# Shad Style Bait



## goolies (Jun 28, 2007)

Hi guys. I haven't posted here in awhile because I have not been building that many baits. I started tinkering a while back on a shad style bait based on the Bagley monster shad. I just finished this one and it's rattle can painted. I need to start practicing with my airbrush again. Sorry about the glare on the picture. I was at Portage Lakes on Saturday bass fishing. We were traveling at about 4.7 mph changing spots (no wake) and I decided to throw the bait out to see how it ran. I made a very short video with my iphone.


----------



## TIGGER (Jan 17, 2006)

Andy that looks great!!!!!!!!! Excellent action to boot! That thing will get smashed.
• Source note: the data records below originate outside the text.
struct ColdArgs {
  GroupArgs g;
  RoundArgs q;
  uint32_t starts[MAX_GROUP];
};
// ... 86 lines not shown
#define OAK_PRIO_STILL 24
#endif
constexpr uint32_t PRIO_STILL = OAK_PRIO_STILL;
template <int BLK, int WPS>
__global__ __launch_bounds__(BLK, WPS) void k_rollout_queue(GroupArgs g_in, RoundArgs q_in) {
  extern __shared__ __align__(16) uint8_t smem[];
  lds_u32 *party = (lds_u32 *)smem;
  using ER = EngineR<BLK, false>;
  Tables T = stage_default_tables((lds_u8 *)smem + ER::PARTY_WORDS * BLK * 4);
  lds_u32 *cold = (lds_u32 *)((lds_u8 *)smem + ER::PARTY_WORDS * BLK * 4 + TABLE_LDS_PAD);
  if (threadIdx.x == 0) {
    struct { GroupArgs g; RoundArgs q; } c{g_in, q_in};
    const uint32_t *src = (const uint32_t *)&c;
#pragma unroll
    for (uint32_t i = 0; i < offsetof(ColdArgs, starts) / 4; ++i) cold[i] = src[i];
  }
  for (uint32_t i = threadIdx.x; i < g_in.count; i += BLK) cold[offsetof(ColdArgs, starts) / 4 + i] = g_in.table[i].start;
  __syncthreads();
  const uint32_t tid = threadIdx.x, wl = tid & 63;
  constexpr uint32_t NONE = 0xFFFFFFFFu, DONE = 0xFFFFFFFEu;
#define COLD_U32(off) ((uint32_t)__builtin_amdgcn_readfirstlane((int)cold[(off) / 4]))
#define COLD_QU(field) COLD_U32(offsetof(ColdArgs, q) + offsetof(RoundArgs, field))
#define COLD_GU(field) COLD_U32(offsetof(ColdArgs, g) + offsetof(GroupArgs, field))
  constexpr uint32_t U_RESUME = 1, U_PREP = 2, U_ADOPTER = 4, U_DRY = 8, U_ADOPTING = 16, U_ANY_PLAYING = 32, U_NO_SKIP = 64;
  uint32_t ust = (COLD_QU(list_in) | COLD_U32(offsetof(ColdArgs, q) + offsetof(RoundArgs, list_in) + 4)) != 0 ? U_RESUME : 0u;
#define IS_RESUME ((ust & U_RESUME) != 0)
#define IS_PREP ((ust & U_PREP) != 0)
  const uint32_t total = IS_RESUME ? (uint32_t)__builtin_amdgcn_readfirstlane((int)*COLD_Q(n_in, const uint32_t *)) : COLD_GU(total);
  const uint32_t max_steps = COLD_GU(max_steps), suspend_below = COLD_QU(suspend_below);
  if (!IS_RESUME && COLD_GU(prep) != 0) ust |= U_PREP;
  ust |= (blockIdx.x & 7u) << 8;
  if (COLD_QU(no_skip) != 0) ust |= U_NO_SKIP;
  if (!IS_RESUME && COLD_QU(lanes) == 0) ust |= (COLD_QU(move_carry) & 0xFFu) << 24;
  ER e;
  e.m = party + tid;
  e.T = T;
  FastPrng g;
  g.s0 = g.s1 = 0;
  uint32_t idx = NONE, result = 0, steps = 0;
  { const uint32_t lanes = COLD_QU(lanes); if (lanes && wl >= lanes) idx = DONE; }
#define IS_DRY ((ust & U_DRY) != 0)
  const uint32_t n_adopt = COLD_QU(n_adopters), long_steps = COLD_QU(long_steps);
  uint32_t stale = 0;
  if (n_adopt != 0 && blockIdx.x < n_adopt) ust |= U_ADOPTER;
#define IS_ADOPTER ((ust & U_ADOPTER) != 0)
#define IS_ADOPTING ((ust & U_ADOPTING) != 0)
#define ANY_PLAYING ((ust & U_ANY_PLAYING) != 0)
  uint32_t idle_polls = 0, poll_tick = 15;
  constexpr uint32_t SPIN_CAP = 1u << 22;
  constexpr int ERR_WORD = 23;
  OAK_PROF_ZERO();
  OAK_TL(0, wall_clock64());
#ifdef OAKGPU_TIMELINE
  bool tl_dry = false;
  unsigned long long tl_steps = 0;
#endif
  for (;;) {
    bool need = idx == NONE, load = false, from_scratch = IS_RESUME;
    uint64_t mask = __ballot(need);
    if (mask && IS_ADOPTER && ((++poll_tick & 15u) == 0 || !ANY_PLAYING)) {
      uint32_t *ctl = COLD_Q(adopt_ctl, uint32_t *);
      uint32_t h = 0, k = 0, closed = 0;
      if (wl == 0) {
        for (int tries = 0; tries < 8; ++tries) {
          const uint32_t hh = __hip_atomic_load(ctl + 1, __ATOMIC_ACQUIRE, __HIP_MEMORY_SCOPE_AGENT);
          const uint32_t t = __hip_atomic_load(ctl + 0, __ATOMIC_ACQUIRE, __HIP_MEMORY_SCOPE_AGENT);
          if (t) closed |= 2;
          const uint32_t kk = t > hh ? min(t - hh, (uint32_t)__popcll(mask)) : 0u;
          if (!kk) {
            if (__hip_atomic_load(ctl + 2, __ATOMIC_ACQUIRE, __HIP_MEMORY_SCOPE_AGENT) == gridDim.x - n_adopt &&
                __hip_atomic_load(ctl + 0, __ATOMIC_ACQUIRE, __HIP_MEMORY_SCOPE_AGENT) == hh &&
                __hip_atomic_load(ctl + 1, __ATOMIC_ACQUIRE, __HIP_MEMORY_SCOPE_AGENT) == hh) closed |= 1;
            break;
          }
          if (atomicCAS(ctl + 1, hh, hh + kk) == hh) { h = hh; k = kk; break; }
        }
      }
      h = (uint32_t)__builtin_amdgcn_readfirstlane((int)h); k = (uint32_t)__builtin_amdgcn_readfirstlane((int)k); closed = (uint32_t)__builtin_amdgcn_readfirstlane((int)closed);
      if (closed & 2) ust |= U_ADOPTING;
      const uint32_t rank = (uint32_t)__popcll(mask & ((1ull << wl) - 1));
      const bool take = need && rank < k;
      uint32_t got = 0;
      if (take && h + rank < COLD_GU(total)) {
        const uint64_t *slot = COLD_Q(adopt_list, const uint64_t *) + h + rank;
        const uint32_t epoch = COLD_QU(epoch);
        uint32_t spins = 0;
        uint64_t tk;
        while ((uint32_t)((tk = __hip_atomic_load(slot, __ATOMIC_RELAXED, __HIP_MEMORY_SCOPE_AGENT)) >> 32) != epoch && ++spins < SPIN_CAP) __builtin_amdgcn_s_sleep(2);
        if ((uint32_t)(tk >> 32) == epoch) got = (uint32_t)tk;
        if (!got) atomicOr(ctl + ERR_WORD, 1u);
      }
      if (k) __builtin_amdgcn_fence(__ATOMIC_ACQUIRE, "agent");
      if (take && got) { idx = got - 1; load = true; from_scratch = true; }
// ... 68 lines not shown
    if (start && stale >= (8u << 24) && !(ust & U_NO_SKIP)) {
      const int draws = e.inert_standstill(result);
      const uint32_t by_steps = max_steps - steps, by_turn = 1000u - e.turn;
      const uint32_t skip = (by_steps < by_turn ? by_steps : by_turn) - 1u;
      if (draws >= 0 && skip != 0) {
        for (uint32_t k = 0; k < skip; ++k) { (void)g.next32(); (void)g.next32(); }
        e.rng_jump((uint32_t)draws * skip);
        e.turn += skip;
        steps += skip;
        atomicAdd((unsigned long long *)COLD_Q(stats, uint32_t *), 1ull | ((unsigned long long)skip << 32));
      }
    }
    {
      OAK_SCOPE(PS_STEP);
      if (start) {
        OAK_T0(t_ld);
        const uint32_t hi = g.next32(), lo = g.next32();
        uint32_t cS, cF, pc = 0, qc = 0;
        e.random_choices(result, hi, lo, cS, cF);
        OAK_T1(PS_LEGAL_DRAW, t_ld);
        const uint32_t r = e.turn_prologue(cS, cF, pc, qc);
        result = r ? (r | T_DONE) : (T_PEND | (pc << 16) | (qc << 24));
      }
      const bool carrying = (ust >> 24) != 0 && !(ust & (U_DRY | U_ADOPTING));
#pragma unroll 1
      for (uint32_t walk = carrying ? 0u : 1u;; ++walk) {
        const uint32_t c = (result >> 16) & 0xFFu;
        if ((result & T_PEND) && (walk != 0 || (c & 3) != C_MOVE)) {
          OAK_SET_K(e, walk ? walk - 1 : 0);
          const uint32_t r = e.act(c);
          e.next_actor();
          const uint32_t next = T_PEND | ((result >> 8) & 0xFF0000u);
          result = (r != 0 || ((next >> 16) & 3) == C_PASS) ? (r | T_DONE) : next;
        }
        if (walk == 2) break;
        if (walk == 1) {
          const uint32_t want = (uint32_t)__popcll(__ballot((result & T_PEND) != 0));
          if (want == 0 || (carrying && want < (ust >> 24))) break;
        }
      }
      if (result & T_DONE) {
        result = e.turn_finish(result & 0xFFu);
        ++steps;
        playing = (result & 15) == 0 && steps < max_steps;
        const uint32_t sg = ((e.S.p4 ^ e.F.p4) >> 16) | (((e.S.o0 + e.F.o0) & 0xFFu) << 16);
        stale = sg != (stale & 0xFFFFFFu) ? sg : stale + (stale < 0xFF000000u ? 0x01000000u : 0u);
      }
    }
    if (IS_ADOPTING || __ballot(playing && (steps > LONG_STEPS || stale >= (PRIO_STILL << 24)))) __builtin_amdgcn_s_setprio(3); else __builtin_amdgcn_s_setprio(0);
    if (__ballot(playing) != 0) ust |= U_ANY_PLAYING; else ust &= ~U_ANY_PLAYING;
    if (IS_ADOPTER && !ANY_PLAYING) {
      __builtin_amdgcn_s_sleep(100);
      if (++idle_polls > SPIN_CAP) { if (wl == 0) atomicOr(COLD_Q(adopt_ctl, uint32_t *) + ERR_WORD, 2u); break; }
    }
    const uint64_t still = __ballot(playing);
    const bool suspend = IS_DRY && still != 0 && (uint32_t)__popcll(still) < suspend_below;
    const bool lng = n_adopt != 0 && !IS_ADOPTER && playing && !(result & T_PEND) && (steps >= (long_steps & 0xFFFFu) || (stale >> 24) >= (long_steps >> 16));
    if (idx != DONE && idx != NONE && (!playing || suspend || lng)) {
      OAK_SCOPE(PS_PUBLISH);
      const bool fin = !playing;
      e.normalize();
      const BatchDesc *bd = find_batch(cold, idx);
      const uint32_t k = idx - bd->start;
      if (fin) bd->results_out[k] = (uint8_t)result; else COLD_Q(sres, uint8_t *)[idx] = (uint8_t)result;
      bd->steps_out[k] = steps;
      const uint32_t t = result & 15;
      if (fin) bd->values_out[k] = t == R_WIN ? 1.0f : t == R_LOSE ? 0.0f : 0.5f;
      uint32_t *pdst = (uint32_t *)bd->prng + 2 * (size_t)k;
      pdst[0] = g.s0;
      pdst[1] = g.s1;
      uint32_t *ddst = fin ? (bd->durations_out ? (uint32_t *)bd->durations_out + 2 * (size_t)k : nullptr) : COLD_Q(sd, uint32_t *) + 2 * (size_t)idx;
      if (ddst) {
        ddst[0] = e.S.dur;
        ddst[1] = e.F.dur;
      }
      uint8_t *bdst = fin ? (bd->battles_out ? bd->battles_out + (size_t)k * 384 : nullptr) : COLD_Q(sb, uint8_t *) + (size_t)idx * 384;
      if (bdst) e.store_battle_global(bdst);
      idx = fin ? NONE : idx;
    }
    const uint64_t dm = __ballot(lng);
    if (dm) {
      __builtin_amdgcn_fence(__ATOMIC_RELEASE, "agent");
      uint32_t *ctl = COLD_Q(adopt_ctl, uint32_t *);
      const uint32_t leader = (uint32_t)__ffsll((unsigned long long)dm) - 1;
      uint32_t base = 0;
      if (wl == leader) base = atomicAdd(ctl + 0, (uint32_t)__popcll(dm));
      base = (uint32_t)__builtin_amdgcn_readlane((int)base, (int)leader);
      if (lng) {
        __hip_atomic_store(COLD_Q(adopt_list, uint64_t *) + base + (uint32_t)__popcll(dm & ((1ull << wl) - 1)), (uint64_t)(idx + 1) | ((uint64_t)COLD_QU(epoch) << 32),
                           __ATOMIC_RELAXED, __HIP_MEMORY_SCOPE_AGENT);
        idx = NONE;
      }
    }
    if (suspend) {
      const uint32_t leader = (uint32_t)__ffsll((unsigned long long)still) - 1;
      uint32_t base = 0;
      if (wl == leader) base = atomicAdd(COLD_Q(count_out, uint32_t *), (uint32_t)__popcll(still));
      base = (uint32_t)__builtin_amdgcn_readlane((int)base, (int)leader);
      if (playing) COLD_Q(list_out, uint32_t *)[base + (uint32_t)__popcll(still & ((1ull << wl) - 1))] = idx;
      break;
    }
  }
  if (n_adopt != 0 && !IS_ADOPTER && wl == 0) atomicAdd(COLD_Q(adopt_ctl, uint32_t *) + 2, 1u);
  OAK_TL(2, wall_clock64());
#ifdef OAKGPU_TIMELINE
  OAK_TL(4, tl_steps);
#endif
  OAK_PROF_FLUSH();
}
#undef COLD_Q
#undef COLD_U32
#undef COLD_QU
#undef COLD_GU
#undef IS_RESUME
#undef IS_PREP
#undef IS_DRY
#undef IS_ADOPTER
#undef IS_ADOPTING
#undef ANY_PLAYING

Are you going to night bite this year?


----------



## goolies (Jun 28, 2007)

Thanks John. The night bite on Lake Erie in the Fall is my favorite place and time to fish. I'll be out there.


----------



## triton175 (Feb 21, 2006)

Good one Andy! The action is great, especially for going 4.7.


----------



## goolies (Jun 28, 2007)

Thanks Brian. I was expecting the bait to blow out at that speed. Instead it started hunting.


----------



## All Eyes (Jul 28, 2004)

Very cool! Love the way it seeks randomly. That thing should really get some attention!!!


----------



## ranger373v (Oct 26, 2012)

neato! im starting shop on a new line of crank baits as we speak! going to expand the Steelie market.


----------



## ezbite (May 25, 2006)

looks great, has kind of a boss shad action (im not familure with the bagleys action).


----------



## goolies (Jun 28, 2007)

I painted some more shad style baits. The longer one is 4-1/2" long and the shorter ones are 3-1/4" long.


----------